I need the number of lines in the listing below that include the string "threadIdx", and only that number.
- - -
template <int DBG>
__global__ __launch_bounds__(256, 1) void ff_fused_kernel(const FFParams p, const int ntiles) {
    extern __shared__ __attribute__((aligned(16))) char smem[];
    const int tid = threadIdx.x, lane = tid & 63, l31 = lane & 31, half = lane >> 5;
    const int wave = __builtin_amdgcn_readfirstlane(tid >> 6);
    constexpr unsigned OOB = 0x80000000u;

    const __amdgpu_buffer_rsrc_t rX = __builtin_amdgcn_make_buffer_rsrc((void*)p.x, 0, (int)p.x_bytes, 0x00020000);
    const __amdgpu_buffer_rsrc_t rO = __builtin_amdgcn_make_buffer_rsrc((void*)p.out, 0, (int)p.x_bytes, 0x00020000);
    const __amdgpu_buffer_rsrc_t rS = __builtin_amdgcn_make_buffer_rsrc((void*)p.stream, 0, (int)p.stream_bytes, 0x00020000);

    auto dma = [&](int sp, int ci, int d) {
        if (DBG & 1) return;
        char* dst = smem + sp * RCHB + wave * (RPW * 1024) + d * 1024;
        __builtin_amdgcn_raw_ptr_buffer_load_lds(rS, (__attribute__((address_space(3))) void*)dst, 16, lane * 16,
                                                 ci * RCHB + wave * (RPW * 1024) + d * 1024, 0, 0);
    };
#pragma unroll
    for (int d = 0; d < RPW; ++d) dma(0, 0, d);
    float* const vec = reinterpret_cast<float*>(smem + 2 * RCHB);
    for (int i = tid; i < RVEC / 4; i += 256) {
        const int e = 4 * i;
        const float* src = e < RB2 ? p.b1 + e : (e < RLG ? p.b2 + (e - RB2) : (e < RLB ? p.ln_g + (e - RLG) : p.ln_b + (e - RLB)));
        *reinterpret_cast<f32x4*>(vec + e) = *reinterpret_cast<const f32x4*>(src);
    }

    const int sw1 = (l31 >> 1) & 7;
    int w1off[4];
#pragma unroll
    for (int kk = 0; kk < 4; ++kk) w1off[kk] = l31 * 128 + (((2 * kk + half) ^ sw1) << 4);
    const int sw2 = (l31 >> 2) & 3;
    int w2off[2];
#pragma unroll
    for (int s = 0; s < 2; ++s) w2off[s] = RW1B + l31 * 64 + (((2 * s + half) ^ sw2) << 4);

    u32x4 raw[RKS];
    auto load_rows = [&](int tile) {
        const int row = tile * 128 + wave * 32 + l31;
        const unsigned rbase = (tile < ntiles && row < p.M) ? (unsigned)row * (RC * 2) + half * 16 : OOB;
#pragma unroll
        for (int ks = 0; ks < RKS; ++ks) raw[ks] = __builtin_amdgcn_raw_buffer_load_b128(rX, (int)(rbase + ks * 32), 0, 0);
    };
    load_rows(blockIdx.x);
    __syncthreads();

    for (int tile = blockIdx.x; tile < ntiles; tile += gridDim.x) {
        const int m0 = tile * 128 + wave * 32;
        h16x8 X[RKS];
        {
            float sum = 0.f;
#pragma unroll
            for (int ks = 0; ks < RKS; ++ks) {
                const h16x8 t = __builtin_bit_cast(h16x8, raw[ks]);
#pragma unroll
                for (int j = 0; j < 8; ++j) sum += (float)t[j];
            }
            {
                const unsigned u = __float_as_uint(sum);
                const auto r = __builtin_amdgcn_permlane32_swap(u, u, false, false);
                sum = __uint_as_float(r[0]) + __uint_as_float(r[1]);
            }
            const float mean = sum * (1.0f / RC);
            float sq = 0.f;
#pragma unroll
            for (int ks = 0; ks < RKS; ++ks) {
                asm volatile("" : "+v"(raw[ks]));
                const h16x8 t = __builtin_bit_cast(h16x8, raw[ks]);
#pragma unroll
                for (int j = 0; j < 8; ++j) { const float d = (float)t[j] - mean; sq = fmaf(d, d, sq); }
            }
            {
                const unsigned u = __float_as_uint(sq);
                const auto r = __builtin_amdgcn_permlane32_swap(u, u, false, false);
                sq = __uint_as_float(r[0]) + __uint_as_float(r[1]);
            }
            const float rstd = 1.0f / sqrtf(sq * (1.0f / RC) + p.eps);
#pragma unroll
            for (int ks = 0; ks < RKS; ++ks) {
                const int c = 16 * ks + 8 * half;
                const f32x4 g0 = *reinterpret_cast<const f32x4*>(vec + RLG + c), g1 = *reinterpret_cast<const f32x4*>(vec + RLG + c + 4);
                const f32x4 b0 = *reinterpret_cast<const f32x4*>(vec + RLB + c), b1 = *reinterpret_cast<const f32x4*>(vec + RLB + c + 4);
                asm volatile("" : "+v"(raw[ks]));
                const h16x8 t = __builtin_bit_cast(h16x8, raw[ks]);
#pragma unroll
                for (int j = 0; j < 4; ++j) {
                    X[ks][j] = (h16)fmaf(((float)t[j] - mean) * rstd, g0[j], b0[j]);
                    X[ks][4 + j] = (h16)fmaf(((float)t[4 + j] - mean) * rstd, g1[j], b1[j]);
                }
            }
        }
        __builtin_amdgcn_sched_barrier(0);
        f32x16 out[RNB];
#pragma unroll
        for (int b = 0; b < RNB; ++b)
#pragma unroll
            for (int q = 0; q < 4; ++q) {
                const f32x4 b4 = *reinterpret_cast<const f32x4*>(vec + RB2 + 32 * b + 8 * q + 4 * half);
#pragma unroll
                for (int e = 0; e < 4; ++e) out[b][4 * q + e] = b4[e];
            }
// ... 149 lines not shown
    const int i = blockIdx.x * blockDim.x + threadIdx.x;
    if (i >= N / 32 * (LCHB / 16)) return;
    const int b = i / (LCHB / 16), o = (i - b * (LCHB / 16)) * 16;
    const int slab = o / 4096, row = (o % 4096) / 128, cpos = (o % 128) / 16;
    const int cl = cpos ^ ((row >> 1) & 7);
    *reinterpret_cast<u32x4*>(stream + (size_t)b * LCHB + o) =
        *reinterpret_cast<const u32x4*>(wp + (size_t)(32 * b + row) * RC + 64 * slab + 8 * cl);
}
- - -
**YOUR RESPONSE:** 2